A quick side note: In genetics, when we say a gene is being expressed, it means that the gene is being transcribed into messenger RNA (mRNA), which will then be translated into a protein/enzyme. When we say that an organism has been genetically engineered to express an exogenous gene, we mean that a gene has been taken from the genome of one organism and inserted into the genome of another, where it is being transcribed and translated into a functional protein/enzyme.

However, the line of roses resulting from these genetic engineering efforts, coined “SUNTORY blue rose APPLAUSE,” were distinctly mauve, not blue. This could be because many other factors can affect petal color. For example, the acidity of the vacuole where pigments are stored inside cells can cause a color shift. In a less acidic environment, delphinidin will be bluer in color, whereas in a more acidic environment, it will be more purple in color. In addition, other co-pigments like flavones and flavonoids can enhance blue coloration when stacked with anthocyanins (Noda et al. 2018). The researchers at Suntory and Florigene considered this when they chose a background line of roses with a higher vacuolar pH (less acidic) and lots of flavonol co-pigments (Komoto et al. 2007). However, the elusive blue rose was still not obtained.

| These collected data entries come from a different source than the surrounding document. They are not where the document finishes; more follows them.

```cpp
__global__ __launch_bounds__(256) __attribute__((amdgpu_waves_per_eu(BWD_WAVES, BWD_WAVES))) void k_blend_bwd(
    int N, int W, int H, int gx, int gy, const uint32_t* __restrict__ sorted_gid, const MgrGRec* __restrict__ grec,
    const uint32_t* __restrict__ n_contrib, const float4* __restrict__ ckpt, const uint4* __restrict__ items,
    MgrHeader* hdr, const float* __restrict__ out_color, const float* __restrict__ dL_dpix,
    uint32_t* __restrict__ pair_tag, float4* __restrict__ pair_grad, uint32_t* __restrict__ inst_tag, uint32_t cap,
    uint32_t epoch) {
    __shared__ __align__(16) float s_pair[4][32][MGR_PAIR_FLOATS];
    __shared__ __align__(16) float s_xch[4][4 * BWD_ROW];
    __shared__ float s_acc[4][BWD_BATCH][9];
    __shared__ uint32_t s_flag[4][BWD_BATCH];

    const int tid = threadIdx.x, wave = tid >> 6, lane = tid & 63;
    const int T = gx * gy;
    const uint32_t n_items = hdr->n_items;
    if (blockIdx.x == 0 && tid < 4) (tid == 3 ? hdr->n_active : hdr->n_runs[tid]) = 0;
    if (blockIdx.x == 0 && tid == 4) hdr->bwd_seq += 1u;
    const size_t P = (size_t)W * H;
    const unsigned long long lt = (1ull << lane) - 1ull;
    float* const slab = &s_pair[wave][0][0];
    float* const xch = &s_xch[wave][0];
    float* const acc = &s_acc[wave][0][0];
    uint32_t* const flag = &s_flag[wave][0];
    const int e2 = lane >> 3, pc = lane & 7;
#ifdef BWD_PROF
    long long acc_[6] = {0, 0, 0, 0, 0, 0}, tp_ = wall_clock64(), nit_ = 0;
#endif

    MgrQueue queue;
    queue.init(hdr->qctr, n_items, (int)blockIdx.x);
    uint32_t item = queue.resolve(queue.issue(lane), lane);
    while (item != 0xFFFFFFFFu) {
        const uint32_t next_raw = queue.issue(lane);
        const uint4 recA = items[2 * (size_t)item], recB = items[2 * (size_t)item + 1];
        const uint32_t vt = recA.x, chunk = recA.y;
        const uint32_t mxq[4] = {recB.x, recB.y, recB.z, recB.w};
        const int v = (int)(vt / (uint32_t)T), t = (int)(vt % (uint32_t)T);
        const int bx = t % gx, by = t / gx;
        const uint32_t first = chunk * BWD_BATCH;
        const uint32_t tmax = max(max(mxq[0], mxq[1]), max(mxq[2], mxq[3]));
        const int cnt = (int)min((uint32_t)BWD_BATCH, tmax - first);
        const MgrGRec* const gv = grec + (size_t)v * N;
#ifdef BWD_PROF
        ++nit_;
#endif
        BP(0);
#if BWD_KO & 1024
        const uint32_t gid = sorted_gid[recA.z] + 0u * (uint32_t)lane;
#else
        const uint32_t gid = sorted_gid[recA.z + (uint32_t)min(lane, cnt - 1)];
// ... 1 lines not shown
        float4 ra, rb, rcz;
        {
            const MgrGRec* r = gv + gid;
            ra = *(const float4*)r;
            rb = *((const float4*)r + 1);
            rcz = *((const float4*)r + 2);
        }
#pragma unroll
        for (int k = 0; k < 9; ++k) acc[k * 64 + lane] = 0.f;
        flag[lane] = 0u;
        const int32_t slot = __float_as_int(rcz.y) + by * __float_as_int(rcz.z) + bx;
        const float qmax_e = mgr_qmax(rb.y);
        BP(1);

        uint32_t qmask = (mxq[0] > first ? 1u : 0u) | (mxq[1] > first ? 2u : 0u) | (mxq[2] > first ? 4u : 0u) | (mxq[3] > first ? 8u : 0u);
        struct PxState {
            uint32_t nc;
            float t0, t1, t2, o0, o1, o2;
            float4 ck;
        };
        auto load_px = [&](int quad, PxState& q) {
            const int px = bx * 16 + (quad & 1) * 8 + (lane & 7);
            const int py = by * 16 + (quad >> 1) * 8 + (lane >> 3);
            const size_t pixc = (size_t)min(py, H - 1) * W + min(px, W - 1);
#if BWD_KO & 512
            q.nc = tmax; q.t0 = 0.001f * (float)pixc; q.t1 = 0.5f; q.t2 = 0.25f; q.o0 = 0.3f; q.o1 = 0.2f; q.o2 = 0.1f;
            q.ck = make_float4(0.1f, 0.1f, 0.1f, 0.5f);
#else
            q.nc = n_contrib[(size_t)v * P + pixc];
            const float* gp = dL_dpix + (size_t)v * 3 * P + pixc;
// ... 44 lines not shown
                xch[xoff] = g0; xch[64 + xoff] = g1; xch[128 + xoff] = g2;
                __builtin_amdgcn_wave_barrier();
#pragma unroll
                for (int j = 0; j < 2; ++j) {
                    const float4 a4 = *(const float4*)(xch + 4 * pc + 32 * j), b4 = *(const float4*)(xch + 64 + 4 * pc + 32 * j),
                                 c4 = *(const float4*)(xch + 128 + 4 * pc + 32 * j);
                    gr0[2 * j] = mgr_v2f{a4.x, a4.y}; gr0[2 * j + 1] = mgr_v2f{a4.z, a4.w};
                    gr1[2 * j] = mgr_v2f{b4.x, b4.y}; gr1[2 * j + 1] = mgr_v2f{b4.z, b4.w};
                    gr2[2 * j] = mgr_v2f{c4.x, c4.y}; gr2[2 * j + 1] = mgr_v2f{c4.z, c4.w};
                }
                __builtin_amdgcn_wave_barrier();
            }
            const float fx_col = qx0 + (float)pc;
            const mgr_v2f g0v = {g0, g0}, g1v = {g1, g1}, g2v = {g2, g2};
            bool alive = false;
            if (lane < cnt && first + (uint32_t)lane < wlast)
                alive = !mgr_box_dead(ra.x, ra.y, ra.z, ra.w, rb.x, qmax_e, qx0 + (float)bx0, qy0 + (float)by0,
                                      qx0 + (float)bx1, qy0 + (float)by1);
            const unsigned long long m = __ballot(alive);
            const int na = __popcll(m);
            MGR_STAT(0, __popcll(__ballot(lane < cnt)));
            MGR_STAT(1, na);
            if (alive) {
                const int rank = __popcll(m & lt);
                float* pb = slab + (rank >> 1) * MGR_PAIR_FLOATS;
                mgr_pair_store(pb, rank & 1, ra.x, ra.y, ra.z, ra.w, rb.x, rb.y, rb.z, rb.w, rcz.x,
                               first + (uint32_t)lane + 1u);
                if ((na & 1) && rank == na - 1) mgr_pair_pad(pb);
            }
            const int npair = (BWD_KO & 4) ? ((na + 1) >> 1) * 57 / 100 : (na + 1) >> 1;
#ifdef MGR_STATS
            MGR_STAT(8, (unsigned long long)npair * __popcll(__ballot(last > first)));
            MGR_STAT(9, npair);
// ... 767 lines not shown
    }
    const int b8 = (n8 + IB_THREADS / 8 - 1) / (IB_THREADS / 8), b4 = (n4 + IB_THREADS / 4 - 1) / (IB_THREADS / 4);
    if constexpr (NVV >= 8) {
        if (blk < b8) { inst_bwd_body<8, BMAX, MIXED, SH_HALF, true, NVV>(blk, n8, active_list, MGR_IB_ARGS); return; }
    }
    blk -= b8;
    if constexpr (NVV >= 4) {
        if (blk < b4) { inst_bwd_body<4, BMAX, MIXED, SH_HALF, true, NVV>(blk, n4, active_list + (size_t)N, MGR_IB_ARGS); return; }
    }
    blk -= b4;
    inst_bwd_body<2, BMAX, MIXED, SH_HALF, true, NVV>(blk, n2, active_list + 2 * (size_t)N, MGR_IB_ARGS);
}

static std::atomic<int> g_inst_runs{[] { const char* e = getenv("MANUS_INST_RUNS"); return e ? atoi(e) : 1; }()};
extern "C" int mgr_views_backward_run_lists(int on) { return g_inst_runs.exchange(on); }

struct CanonGrads {
    int B, n_art, sh_half;
    const float *xyz, *log_scale, *rot, *op_logit, *f_dc, *f_rest, *skin_w, *transforms;
    const int32_t* radii;
    float grad2d_scale;
    float *d_xyz, *d_ls, *d_rot, *d_op, *d_fdc, *d_frest, *d_w, *st_grad2d, *st_vis;
    int32_t* st_radii;
};

static int raster_backward_impl(int V, int N, int W, int H, const float* cams, const float* bg,
                                   const float* means3D, int64_t s_means, const float* cov3D,
                                   int64_t s_cov, const float* colors, int64_t s_col,
                                   const float* opacity, int64_t s_op, const float* out_color,
                                   const float* dL_dcolor, float* dL_dmeans3D, float* dL_dmeans2D, float* dL_dcolors,
// ... 9 lines not shown
    if (!canon && (!means3D || !cov3D || !dL_dmeans3D || !dL_dmeans2D || !dL_dcolors || !dL_dopacity || !dL_dcov3D))
        return mgr_fail(MGR_EINVAL, "mgr_raster_backward: null pointer");
    const int gx = (W + 15) / 16, gy = (H + 15) / 16;
    const MgrLayout L = mgr_layout(V, N, W, H, cap);
    if (workspace_bytes < L.total) return mgr_fail(MGR_ENOMEM, "mgr_raster_backward: workspace too small");
    char* ws = (char*)workspace;
    MgrHeader* hdr = (MgrHeader*)(ws + L.header);
    static std::atomic<uint32_t> g_epoch{0};
    uint32_t epoch = g_epoch.fetch_add(1) + 1;
    if (epoch == 0) epoch = g_epoch.fetch_add(1) + 1;

    { MGR_PROF("k_blend_bwd", stream); hipLaunchKernelGGL(k_blend_bwd, dim3(256 * BWD_WAVES), dim3(256), 0, stream, N, W, H, gx, gy,
                       (const uint32_t*)(ws + L.sorted_gid), (const MgrGRec*)(ws + L.grec), (const uint32_t*)(ws + L.n_contrib),
                       (const float4*)(ws + L.ckpt), (const uint4*)(ws + L.items), hdr, out_color,
                       dL_dcolor, (uint32_t*)(ws + L.pair_tag), (float4*)(ws + L.pair_grad),
                       (uint32_t*)(ws + L.inst_tag), (uint32_t)cap, epoch); }
    MGR_LAUNCH_CHECK("k_blend_bwd", stream, debug & 1);
    if (canon) {
        const int Gv = V <= 1 ? 1 : V <= 2 ? 2 : V <= 4 ? 4 : 8;
        const int ipb = 256 / Gv;
        const size_t lds = (size_t)Gv * (MGR_CAM_FLOATS + (canon->skin_w ? IB_TSTRIDE(canon->B) : 0)) * sizeof(float);
        float4* iacc = (float4*)(ws + L.inst_grad);
        uint32_t* alist = (uint32_t*)(ws + L.inst_grad + (size_t)N * Gv * 48);
        const int ipb2 = IB_THREADS / Gv;
        const bool mixed = canon->skin_w && canon->n_art < N;
        int rounds = (int)((long long)N / ((long long)ipb * 1024));
        rounds = rounds < 1 ? 1 : (rounds > IG_ROUNDS ? IG_ROUNDS : rounds);
        const dim3 grid((N + ipb2 - 1) / ipb2), grid_g((N + ipb * rounds - 1) / (ipb * rounds));
        for (int v0 = 0; v0 < V; v0 += Gv) {
            const int vc = V - v0 < Gv ? V - v0 : Gv;
            const int accm = v0 > 0 ? 1 : 0;
// ... 138 lines not shown
```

In 2019, researchers in China tried a completely different approach and demonstrated that the production of the amino acid-derived pigment indigoidine in rose petals generated truly blue pigmentation (Nanjaraj et al. 2019). This is a totally novel approach that does not rely on delphinidin and therefore produces a blue color that is not dependent on vacuolar acidity, competition from other natural rose enzymes, and interaction with co-pigments.

This could mean that a genetically engineered line of blue roses is soon to be available at a florist near you! The unicorn of the flower world is coming.

Bonus reading:

Katsumoto, Y., Fukuchi-Mizutani, M., Fukui, Y., Brugliera, F., Holton, T.A., Karan, M., Nakamura, N., Yonekura-Sakakibara, K., Togami, J., Pigeaire, A. and Tao, G.Q., 2007. Engineering of the rose flavonoid biosynthetic pathway successfully generated blue-hued flowers accumulating delphinidin. Plant and Cell Physiology, 48(11), pp.1589-1600.

Nanjaraj Urs, A.N., Hu, Y., Li, P., Yuchi, Z., Chen, Y. and Zhang, Y., 2018. Cloning and expression of a nonribosomal peptide synthetase to generate blue rose. ACS Synthetic Biology, 8(8), pp.1698-1704.

Noda, N., 2018. Recent advances in the research and development of blue flowers. Breeding science, p.17132.

Tanaka, Y. and Brugliera, F., 2013. Flower colour and cytochromes P450. Philosophical Transactions of the Royal Society B: Biological Sciences, 368(1612), p.20120432.

Zufall, R.A. and Rausher, M.D., 2003. The genetic basis of a flower color polymorphism in the common morning glory (Ipomoea purpurea). Journal of Heredity, 94(6), pp.442-448.